Pat Conaty (referring to Mary Mellor's proposals):

"Thus on behalf of the People, a state could create money via distributed and dispersed money authorities that for subsidiarity reasons can and should be based locally. US Federal reserve set up regionally distributed entities but as the system is debt based, it’s scope for stewarding local US economies has been defective from birth a century ago.

Think alternative of this distributed system of the future as renewable energy and well insulated and resilient district heating system to provide everyone an equitable degree of basic income and warmth for well being purposes. If they want more income, this is also possible via the non-public economy circuits.
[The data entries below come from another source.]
@@ -493,6 +494,36 @@
             if ((st = upload(ix, im.slots.data(), im.slots.size(), &el.slots)) != KMX_OK) return bail(st);
             if ((st = upload(ix, im.ukeys.data(), im.ukeys.size(), &el.ukeys)) != KMX_OK) return bail(st);
         }
+        el.lcnt8 = nullptr; el.lbase = nullptr;
+        if (el.atab) {
+            const uint64_t n_sectors = (im.n_keys + 63) / 64;
+            const uint64_t bytes = n_sectors * 64 + (n_sectors + 1) * 4;
+            int force = -1;
+            if (const char* e = getenv("KMX_LOOKUP_COMPACT")) { if (e[0] == '0' && !e[1]) force = 0; else if (e[0] == '1' && !e[1]) force = 1; }
+            if (force == 1 || (force < 0 && bytes <= (uint64_t(2) << 20))) {
+                void *pc = nullptr, *pb = nullptr, *pn = nullptr;
+                unsigned int n_big = 0;
+                hipError_t ce = hipMalloc(&pc, n_sectors * 64 + 64);
+                if (ce == hipSuccess) ce = hipMalloc(&pb, (n_sectors + 1) * 4 + 64);
+                if (ce == hipSuccess) ce = hipMalloc(&pn, 64);
+                if (ce == hipSuccess) ce = hipMemset(pn, 0, 64);
+                if (ce == hipSuccess) {
+                    kmx::launch_build_lcompact(nullptr, el.atab, im.n_keys, static_cast<uint8_t*>(pc), static_cast<uint32_t*>(pb), static_cast<unsigned int*>(pn));
+                    ce = hipGetLastError();
+                }
+                if (ce == hipSuccess) ce = hipMemcpy(&n_big, pn, sizeof n_big, hipMemcpyDeviceToHost);
+                if (pn) (void)hipFree(pn);
+                if (ce == hipSuccess && (force == 1 || uint64_t(n_big) * 100 < im.n_keys)) {
+                    ix->allocs.push_back(pc); ix->allocs.push_back(pb);
+                    ix->device_bytes += bytes; ix->bytes_lcompact += bytes;
+                    el.lcnt8 = static_cast<const uint8_t*>(pc); el.lbase = static_cast<const uint32_t*>(pb);
+                } else {
+                    if (pc) (void)hipFree(pc);
+                    if (pb) (void)hipFree(pb);
+                    if (ce != hipSuccess) { fail(ce == hipErrorOutOfMemory ? KMX_ERR_OUT_OF_MEMORY : KMX_ERR_HIP, std::string("compact probe table: ") + hipGetErrorString(ce)); return bail(KMX_ERR_HIP); }
+                }
+            }
+        }
         el.dir = nullptr; el.dir_shift = 0; el.n_dir = 0;
         if (im.table_kind == KMX_TABLE_OPEN && el.n_ukeys >= 1024) {
             uint32_t key_bits = 1;
@@ -573,6 +604,7 @@
     ix->ks = src->ks; ix->table_kinds = src->table_kinds; ix->elem_sizes = src->elem_sizes; ix->tail = src->tail;
     ix->fill_variant = src->fill_variant; ix->rec32 = src->rec32; ix->tiny_cells = src->tiny_cells;
     ix->bytes_positions = src->bytes_positions; ix->bytes_aligned = src->bytes_aligned; ix->bytes_cells = src->bytes_cells; ix->bytes_levels = src->bytes_levels;
+    ix->bytes_lcompact = src->bytes_lcompact;
     auto bail = [&](kmx_status s) { std::string keep = g_err; kmx_index_free(ix); g_err = keep; return s; };
     hipError_t e = hipSetDevice(device);
     if (e != hipSuccess) { fail(KMX_ERR_NO_DEVICE, std::string("replica device: ") + hipGetErrorString(e)); return bail(KMX_ERR_NO_DEVICE); }
@@ -623,6 +655,11 @@
         de.dir = static_cast<const uint32_t*>(p);
         if (!clone(se.cnt8, se.cnt8 ? size_t(se.n_keys) : 0, 64, &p)) return bail(st);
         de.cnt8 = static_cast<const uint8_t*>(p);
+        const size_t n_sectors = size_t((se.n_keys + 63) / 64);
+        if (!clone(se.lcnt8, se.lcnt8 ? n_sectors * 64 : 0, 64, &p)) return bail(st);
+        de.lcnt8 = static_cast<const uint8_t*>(p);
+        if (!clone(se.lbase, se.lbase ? (n_sectors + 1) * 4 : 0, 64, &p)) return bail(st);
+        de.lbase = static_cast<const uint32_t*>(p);
     }
     if (!clone(nullptr, 0, 0, &p)) return bail(st);
     {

For reasons of full transparency and publicly accountable economic planning, this system would be set up as a system of democratic social, ecological and economic provisioning. This is Mary’s argument move from a for profit to a for provisioning system moving towards a steady state beyond growth. Thus there would be no role for any central bank in the process but distributed public banks could play a useful and functional role. Democratic money could be injected into the system each year as a pre-distributed system of basic income and for the renewal of infrastructure and for carbon reduction measures of all sorts. The Great Transition and Green New Deal arguments could be resourced this way.

Money would be created as Mary argues by participative budgeting with civil society organisations, small businesses, commoners, etc and thereby endorsed locally and democratically by fiat. It could and should have time limits and, say, a one year life. Supplies of money could be adjusted thereby annually to avoid inflation and also by taxing it back to lower the volumes. So like a central heating system, the controls could be adjusted to secure ambient temperatures for health and well being.

Banks would have a complementary role in investing co-operatively for their democratic members People’s savings and they could advocate and help democratically plan for the volume levels of new money locally and regionally. Their expertise would be important in the annual planning and budgeting. Here in this system savings would become known as co-operative equity so similarities to JAK banks but adapted without debt as Oscar indicated the need for in Berlin. Thus Mary’s system could be aligned very well indeed with Oscar’s argument for the fundamental need to get off the Economy Must Grow thesis by moving in an evolutionary way say over five years from the perverse debt systems that we know to be toxic to 21st century social and ecological equity investment systems. Public banks could play a role as Ellen advocates.

All the above elements are core and part and parcel of the missing democratic money and co-operative capital architecture needed for the Great Transition to secure co-operative commonwealth for commoners." (email, April 2016)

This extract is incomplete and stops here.